In Bauma’s Innovation Hall, where the Machines in Construction (MiC) 4.0 booth sits, attendees are faced with this dilemma: that construction machinery manufacturers each have its own “digitization model.” This costs users time and money.
Launched in 2019, MiC 4.0 is a working group founded by the German Construction Machinery and Building Material Plants Association (VDMA) and construction companies in the German Construction Industry Federation (HDB). The group’s mission, according to its website, is to “develop a uniform, manufacturer-independent and machine-overarching digital communication” for the construction industry — one digital language.
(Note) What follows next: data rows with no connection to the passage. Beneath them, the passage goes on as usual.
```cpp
__global__ __launch_bounds__(256) void warped_resample_kernel(WarpedResampleArgs a) {
    const int C = a.C, K = a.K;
    const ResampleRows rows = wave_resample_rows(warped_lds_floats(C, K), C, K);
    float* const zl = rows.zl; float* const wraw = rows.wraw;
    float* const sf = rows.tail; float* const uu = sf + K;
    const int lane = lane_id();
    const WarpConsts c = a.c;
    for (int64_t n = blockIdx.x * (int64_t)WAVES_PER_BLOCK + wave_in_block(); n < a.N; n += (int64_t)gridDim.x * WAVES_PER_BLOCK) {
        lds_wave_sync();
        const float* dd = a.dirs + n * a.dirs_stride;
        const float nrm = norm3(dd[0], dd[1], dd[2]);
        const float* sc = a.s_c + n * C;
        for (int j = lane; j < C; j += 64) zl[j] = warp_s_to_z(sc[j], c);
        const int64_t nn = n + a.rng_ray_offset;
        for (int k = lane; k < K; k += 64) uu[k] = a.u_inv ? a.u_inv[n * K + k] : philox_u_inv(a.rng_seed, nn, k);
        lds_wave_sync();
        const float* sg = a.density + n * C;
        const int soft = a.softplus;
        wave_sigma_to_weights(C, NERF_AMD_ACT_RELU,
                              [=](int s) { const float d = sg[s]; return soft ? softplus_f(d) : d; },
                              [=](int s) { return zl[s] * nrm; },
                              [=](int s, float wv, float) { wraw[s] = wv; });
        lds_wave_sync();
        wave_blur_pdf(wraw, C, a.alpha, rows.pw, a.w_prop ? a.w_prop + n * C : nullptr);
        wave_midpoints(sc, C, rows.bins);
        lds_wave_sync();
        wave_inverse_sample(rows, C - 2, [=](int, int k) { return uu[k]; }, K, 1, sf, a.below ? a.below + n * K : nullptr, nullptr);
        lds_wave_sync();
        wave_unwarp_samples(sf, K, c, a.s_fine ? a.s_fine + n * K : nullptr, a.z_fine + n * K);
// ... 1287 lines not shown
    }
}
int nk::sk_philox_normal(float* out, int64_t M, uint64_t seed, const uint64_t* seed_dev, float std, int64_t sample_offset, hipStream_t st) {
    if (M == 0) return 0;
    hipLaunchKernelGGL(philox_normal_kernel, dim3(blocks_for(M * 16, 256)), dim3(256), 0, st, out, M, seed, seed_dev, std, sample_offset);
    return (int)hipGetLastError();
}
__global__ void advance_seed_kernel(uint64_t* __restrict__ seed_dev) {
    uint64_t x = seed_dev[0] + 0x9E3779B97F4A7C15ull;
    x = (x ^ (x >> 30)) * 0xBF58476D1CE4E5B9ull;
    x = (x ^ (x >> 27)) * 0x94D049BB133111EBull;
    seed_dev[0] = x ^ (x >> 31);
}
int nk::sk_philox_uniforms(float* out, int64_t N, int K, uint64_t seed, const uint64_t* seed_dev, int64_t ray_offset, int strat, hipStream_t st) {
    if (N * K == 0) return 0;
    hipLaunchKernelGGL(philox_uniforms_kernel, dim3(blocks_for(N * K, 256)), dim3(256), 0, st, out, N, K, seed, seed_dev, ray_offset, strat);
    return (int)hipGetLastError();
}
int nk::sk_advance_seed(uint64_t* seed_dev, hipStream_t st) {
    hipLaunchKernelGGL(advance_seed_kernel, dim3(1), dim3(1), 0, st, seed_dev);
    return (int)hipGetLastError();
}
int nk::sk_generate_rays(const float* pose, int H, int W, float fx, float fy, int64_t first, int64_t count, float* rays,
                     hipStream_t st) {
    Cam c; c.H = H; c.W = W; c.fx = fx; c.fy = fy;
    for (int i = 0; i < 12; ++i) c.pose[i] = pose[i];
    if (count == 0) return 0;
    hipLaunchKernelGGL(raygen_kernel, dim3(blocks_for(count, 256)), dim3(256), 0, st, c, first, count, rays);
    return (int)hipGetLastError();
}
int nk::sk_generate_rays_camera(const float* pose, int H, int W, const float* camera, int64_t first, int64_t count, float* rays, hipStream_t st) {
    Cam c; c.H = H; c.W = W; c.fx = camera[0]; c.fy = camera[1];
    for (int i = 0; i < 12; ++i) c.pose[i] = pose[i];
    CameraRow row;
    for (int i = 0; i < NERF_AMD_CAMERA_ROW; ++i) row.v[i] = camera[i];
    if (count == 0) return 0;
    hipLaunchKernelGGL(raygen_camera_kernel, dim3(blocks_for(count, 256)), dim3(256), 0, st, row, c, first, count, rays);
    return (int)hipGetLastError();
}
int nk::sk_pixel_rays(const float* pose, float fx, float fy, const int64_t* coords, int64_t N, float* rays, hipStream_t st) {
    Cam c; c.H = 0; c.W = 0; c.fx = fx; c.fy = fy;
    for (int i = 0; i < 12; ++i) c.pose[i] = pose[i];
    if (N == 0) return 0;
    hipLaunchKernelGGL(pixel_rays_kernel, dim3(blocks_for(N, 256)), dim3(256), 0, st, c, coords, N, rays);
    return (int)hipGetLastError();
}
int nk::sk_stratified_points(const float* rays, const float* z_base, const float* u, float jitter, int64_t N, int S, float* z_out,
                         float* pts, hipStream_t st) {
    if (N * S == 0) return 0;
    hipLaunchKernelGGL(stratified_points_kernel, dim3(blocks_for(N * S, 256)), dim3(256), 0, st, rays, z_base, u, jitter, N, S, z_out, pts);
    return (int)hipGetLastError();
}
int nk::sk_length2pts(const float* rays, const float* z, int64_t N, int S, float* out, hipStream_t st) {
    if (N * S == 0) return 0;
    hipLaunchKernelGGL(length2pts_kernel, dim3(blocks_for(N * S * 6, 256)), dim3(256), 0, st, rays, z, N, S, out);
    return (int)hipGetLastError();
}
int nk::sk_sigma_to_weights(const float* sigma, const float* z, const float* dirs, int64_t N, int S, int act, float* w, hipStream_t st) {
    if (N * S == 0) return 0;
    hipLaunchKernelGGL(sigma_to_weights_kernel, dim3(blocks_for(N, WAVES_PER_BLOCK)), dim3(256), 0, st, sigma, z, dirs, N, S, act, w);
    return (int)hipGetLastError();
}
int nk::sk_max_blur(const float* w, int64_t N, int S, float alpha, float* out, hipStream_t st) {
    if (N * S == 0) return 0;
    hipLaunchKernelGGL(max_blur_kernel, dim3(blocks_for(N * S, 256)), dim3(256), 0, st, w, N, S, alpha, out);
    return (int)hipGetLastError();
}
int nk::sk_inverse_sample(const float* w, const float* z, const float* u, int64_t N, int C, int K, int sort, int mode, float* z_out,
                      int64_t* below, int64_t* above, hipStream_t st) {
    if (N == 0) return 0;
    hipLaunchKernelGGL(inverse_sample_kernel, dim3(blocks_for(N, WAVES_PER_BLOCK)), dim3(256), sk_inverse_sample_lds_bytes(C, K), st, w, z, u, N, C, K, sort, mode,
                       z_out, below, above);
    return (int)hipGetLastError();
}
int nk::sk_resample(const float* density, const float* z, const float* z_base, const float* u_strat, float z_jitter,
                const float* dirs, int dirs_stride, const float* u_inv, int64_t N, int C, int K, int softplus, float alpha,
                uint64_t rng_seed, int64_t rng_ray_offset, float* z_fine, int64_t* below, float* w_prop, float* z_coarse, hipStream_t st) {
    if (N == 0) return 0;
    ResampleArgs a{density, z, z_base, u_strat, z_jitter, dirs, dirs_stride, u_inv, N, C, K, softplus, alpha, z_fine, below, w_prop, z_coarse,
                   rng_seed, rng_ray_offset};
    int64_t blocks = (N + WAVES_PER_BLOCK - 1) / WAVES_PER_BLOCK;
    const int64_t resident = (int64_t)nerf_host::cu_count() * RS_BLOCKS_PER_CU;
    if (blocks > resident) blocks = resident;
    hipLaunchKernelGGL(resample_kernel, dim3((unsigned)blocks), dim3(256), sk_resample_lds_bytes(C, K), st, a);
    return (int)hipGetLastError();
}
int nk::sk_warp_depths(const float* in, const float* rays, int64_t N, int S, int inverse, float near, float far, float gn, float gf, float* out, float* pts,
                   hipStream_t st) {
    if (N * S == 0) return 0;
    hipLaunchKernelGGL(warp_depths_kernel, dim3(blocks_for(N * S, 256)), dim3(256), 0, st, in, rays, N, S, inverse, WarpConsts{near, far, gn, gf}, out, pts);
    return (int)hipGetLastError();
}
int nk::sk_warped_stratified(const float* rays, const float* u, int64_t N, int C, uint64_t seed, int64_t ray_offset, float near, float far, float gn, float gf,
                         float* s_out, float* z_out, float* pts, hipStream_t st) {
    if (N * C == 0) return 0;
    hipLaunchKernelGGL(warped_stratified_kernel, dim3(blocks_for(N * C, 256)), dim3(256), 0, st, rays, u, N, C, 1.0f / (float)C, seed, ray_offset,
                       WarpConsts{near, far, gn, gf}, s_out, z_out, pts);
    return (int)hipGetLastError();
}
int nk::sk_warped_resample(const float* density, const float* s_c, const float* dirs, int dirs_stride, const float* u_inv, int64_t N, int C, int K, int softplus,
                       float alpha, float near, float far, float gn, float gf, uint64_t rng_seed, int64_t rng_ray_offset, float* z_fine, float* s_fine,
                       int64_t* below, float* w_prop, hipStream_t st) {
    if (N == 0) return 0;
    WarpedResampleArgs a{density, s_c, dirs, dirs_stride, u_inv, N, C, K, softplus, alpha, WarpConsts{near, far, gn, gf}, z_fine, s_fine, below, w_prop,
                         rng_seed, rng_ray_offset};
    hipLaunchKernelGGL(warped_resample_kernel, dim3(blocks_for(N, WAVES_PER_BLOCK)), dim3(256), sk_warped_resample_lds_bytes(C, K), st, a);
    return (int)hipGetLastError();
}
int nk::sk_resample_window(const float* density, const float* z, const float* dirs, int dirs_stride, int64_t N, int C, int K, int u_col0, float alpha,
                       uint64_t rng_seed, int64_t rng_ray_offset, float* z_fine, hipStream_t st) {
    if (N == 0) return 0;
    ResampleWindowArgs a{density, z, dirs, dirs_stride, N, C, K, u_col0, alpha, WarpConsts{}, z_fine, nullptr, rng_seed, rng_ray_offset};
    hipLaunchKernelGGL(resample_window_kernel<false>, dim3(blocks_for(N, WAVES_PER_BLOCK)), dim3(256), sk_resample_window_lds_bytes(C, K, 0), st, a);
    return (int)hipGetLastError();
}
int nk::sk_warped_resample_window(const float* density, const float* s_c, const float* dirs, int dirs_stride, int64_t N, int C, int K, int u_col0, float alpha,
                              float near, float far, float gn, float gf, uint64_t rng_seed, int64_t rng_ray_offset, float* z_fine, float* s_fine, hipStream_t st) {
    if (N == 0) return 0;
    ResampleWindowArgs a{density, s_c, dirs, dirs_stride, N, C, K, u_col0, alpha, WarpConsts{near, far, gn, gf}, z_fine, s_fine, rng_seed, rng_ray_offset};
    hipLaunchKernelGGL(resample_window_kernel<true>, dim3(blocks_for(N, WAVES_PER_BLOCK)), dim3(256), sk_resample_window_lds_bytes(C, K, 1), st, a);
    return (int)hipGetLastError();
}
int nk::sk_composite(const float* rgbo, const float* z, int z_stride, const float* dirs, int dirs_stride, int64_t N, int S, int flags,
                 int act, float sigma_shift, float near, float far, const float* normal, const float* cam_dir, float* rgb, float* weights,
                 float* depth, float* normal_img, hipStream_t st) {
    if (N == 0) return 0;
    CompositeArgs a{rgbo, z, z_stride, dirs, dirs_stride, N, S, flags, act, sigma_shift, near, far, normal, cam_dir, rgb, weights, depth, normal_img};
    hipLaunchKernelGGL(composite_kernel, dim3(blocks_for(N, WAVES_PER_BLOCK)), dim3(256), 0, st, a);
    return (int)hipGetLastError();
}
int nk::sk_composite_rows(const float* rgbo, const int32_t* row_of_ray, const float* z, int z_stride, const float* dirs, int dirs_stride, int64_t N, int S, int flags,
                      int act, float sigma_shift, float near, float far, const float* normal, const float* cam_dir, float* rgb, float* weights, float* depth,
                      float* normal_img, hipStream_t st) {
    if (N == 0) return 0;
    CompositeArgs a{rgbo, z, z_stride, dirs, dirs_stride, N, S, flags, act, sigma_shift, near, far, normal, cam_dir, rgb, weights, depth, normal_img};
    hipLaunchKernelGGL(composite_rows_kernel, dim3(blocks_for(N, WAVES_PER_BLOCK)), dim3(256), 0, st, a, row_of_ray);
    return (int)hipGetLastError();
}
size_t nk::sk_ray_alive_workspace_bytes(int64_t N) {
    const size_t n = (size_t)N, tiles = (n + ALIVE_TILE - 1) / ALIVE_TILE;
    return ((n + 255) & ~(size_t)255) + ((tiles * 4 + 255) & ~(size_t)255) + 256;
}
int nk::sk_ray_alive(const float* density, const float* z, int z_stride, const float* dirs, int dirs_stride, int64_t N, int C, double d_min, int32_t* row_of_ray,
                 int64_t* ray_of_row, int64_t* count_dev, void* workspace, hipStream_t st) {
    if (N == 0) return (int)hipMemsetAsync(count_dev, 0, 8, st);
    uint8_t* flags = reinterpret_cast<uint8_t*>((reinterpret_cast<uintptr_t>(workspace) + 255) & ~(uintptr_t)255);
    int* tiles = reinterpret_cast<int*>(flags + (((size_t)N + 255) & ~(size_t)255));
    const int64_t n_tiles = (N + ALIVE_TILE - 1) / ALIVE_TILE;
    RayAliveArgs a{density, z, z_stride, dirs, dirs_stride, N, C, d_min, flags};
    hipLaunchKernelGGL(ray_alive_kernel, dim3(blocks_for(N, WAVES_PER_BLOCK)), dim3(256), 0, st, a);
    hipLaunchKernelGGL(alive_count_kernel, dim3((unsigned)n_tiles), dim3(256), 0, st, flags, N, tiles);
    hipLaunchKernelGGL(alive_offsets_kernel, dim3(1), dim3(256), 0, st, tiles, n_tiles, count_dev);
    hipLaunchKernelGGL(alive_tables_kernel, dim3((unsigned)n_tiles), dim3(256), 0, st, flags, N, tiles, row_of_ray, ray_of_row);
    return (int)hipGetLastError();
}
int nk::sk_gather_rows(const float* src, int64_t src_stride, const int64_t* ray_of_row, int64_t n_rows, int cols, float* dst, hipStream_t st) {
    if (n_rows * cols == 0) return 0;
    hipLaunchKernelGGL(gather_rows_kernel, dim3(blocks_for(n_rows * cols, 256)), dim3(256), 0, st, src, src_stride, ray_of_row, n_rows, cols, dst);
    return (int)hipGetLastError();
}
int nk::sk_ray_depth_stats(const float* w, const float* z, int z_stride, int closed, const float* dirs, int dirs_stride, int64_t N, int S, int mul_norm,
                           const float* quantiles, int n_quantiles, float near, float far, float* opacity, float* depth_q, hipStream_t st) {
    if (N == 0 || (!opacity && !(depth_q && n_quantiles))) return 0;
    DepthStatsArgs a{w, z, z_stride, closed ? 1 : 0, dirs, dirs_stride, N, S, mul_norm ? 1 : 0, {}, depth_q ? n_quantiles : 0, near, far, opacity, depth_q};
    for (int j = 0; j < a.nq; ++j) a.q[j] = quantiles[j];
    hipLaunchKernelGGL(ray_depth_stats_kernel, dim3(blocks_for(N, WAVES_PER_BLOCK)), dim3(256), 0, st, a);
    return (int)hipGetLastError();
// ... 151 lines not shown
```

“This standard is not working because it's too wide, too free for interpretation,” said Darius Soßdorf, a PhD in chemistry, who serves as the managing director of MiC 4.0.
Soßdorf said that the standard is so vague that different technologies often can’t agree whether or not a piece of equipment is turned on.
“If you send the data ‘I am on,’ the first manufacturer says, ‘The ignition key must stick in,’” he said. “The second says, ‘Oh, the radio or air condition must be on.’ The third says, ‘No, the engine must running.’ And the fourth says, ‘Oh, it depends on the largeness. Is it a big or a small machine. And I say, ‘Unbelievable,’ and the customer says, ‘Oh, very good approach.’ We need one manufacturer, independent and machine, overarching understanding of a machine condition.”
MiC 4.0 has 137 members from eight European countries. It works to develop solutions regrading data, data format and data transmission, as well as the transmission of International Organization of Standards-compliant data.
Construction equipment in the U.S. doesn’t all share the same digital language, either. Manufacturers like Caterpillar, Volvo, and John Deere, which is a MiC 4.0 member, often produce machines that communicate data, including engine hours, fuel usage, location and diagnostics, in their own formats, on their own platforms.
Like in Europe, there is a movement to fix this in America. It’s called ISO 15143-3 and it’s also referred to as AEMP 2.0. Developed by the Association of Equipment Management Professionals (AEMP), this allows data from different manufacturers to be shared in a common format.
Many manufacturers in the U.S. support this to some degree, and software companies offer platforms that aggregate data from multiple brands. However, not all data is shared equally. While basic data is usually standardized, full interoperability hasn’t caught up, yet.
Soßdorf said that having one digital language in the construction industry should be a global goal.
“And together, we come to common solution, once again, a common digital language, a common understanding of interpretation of meaning of data,” he said.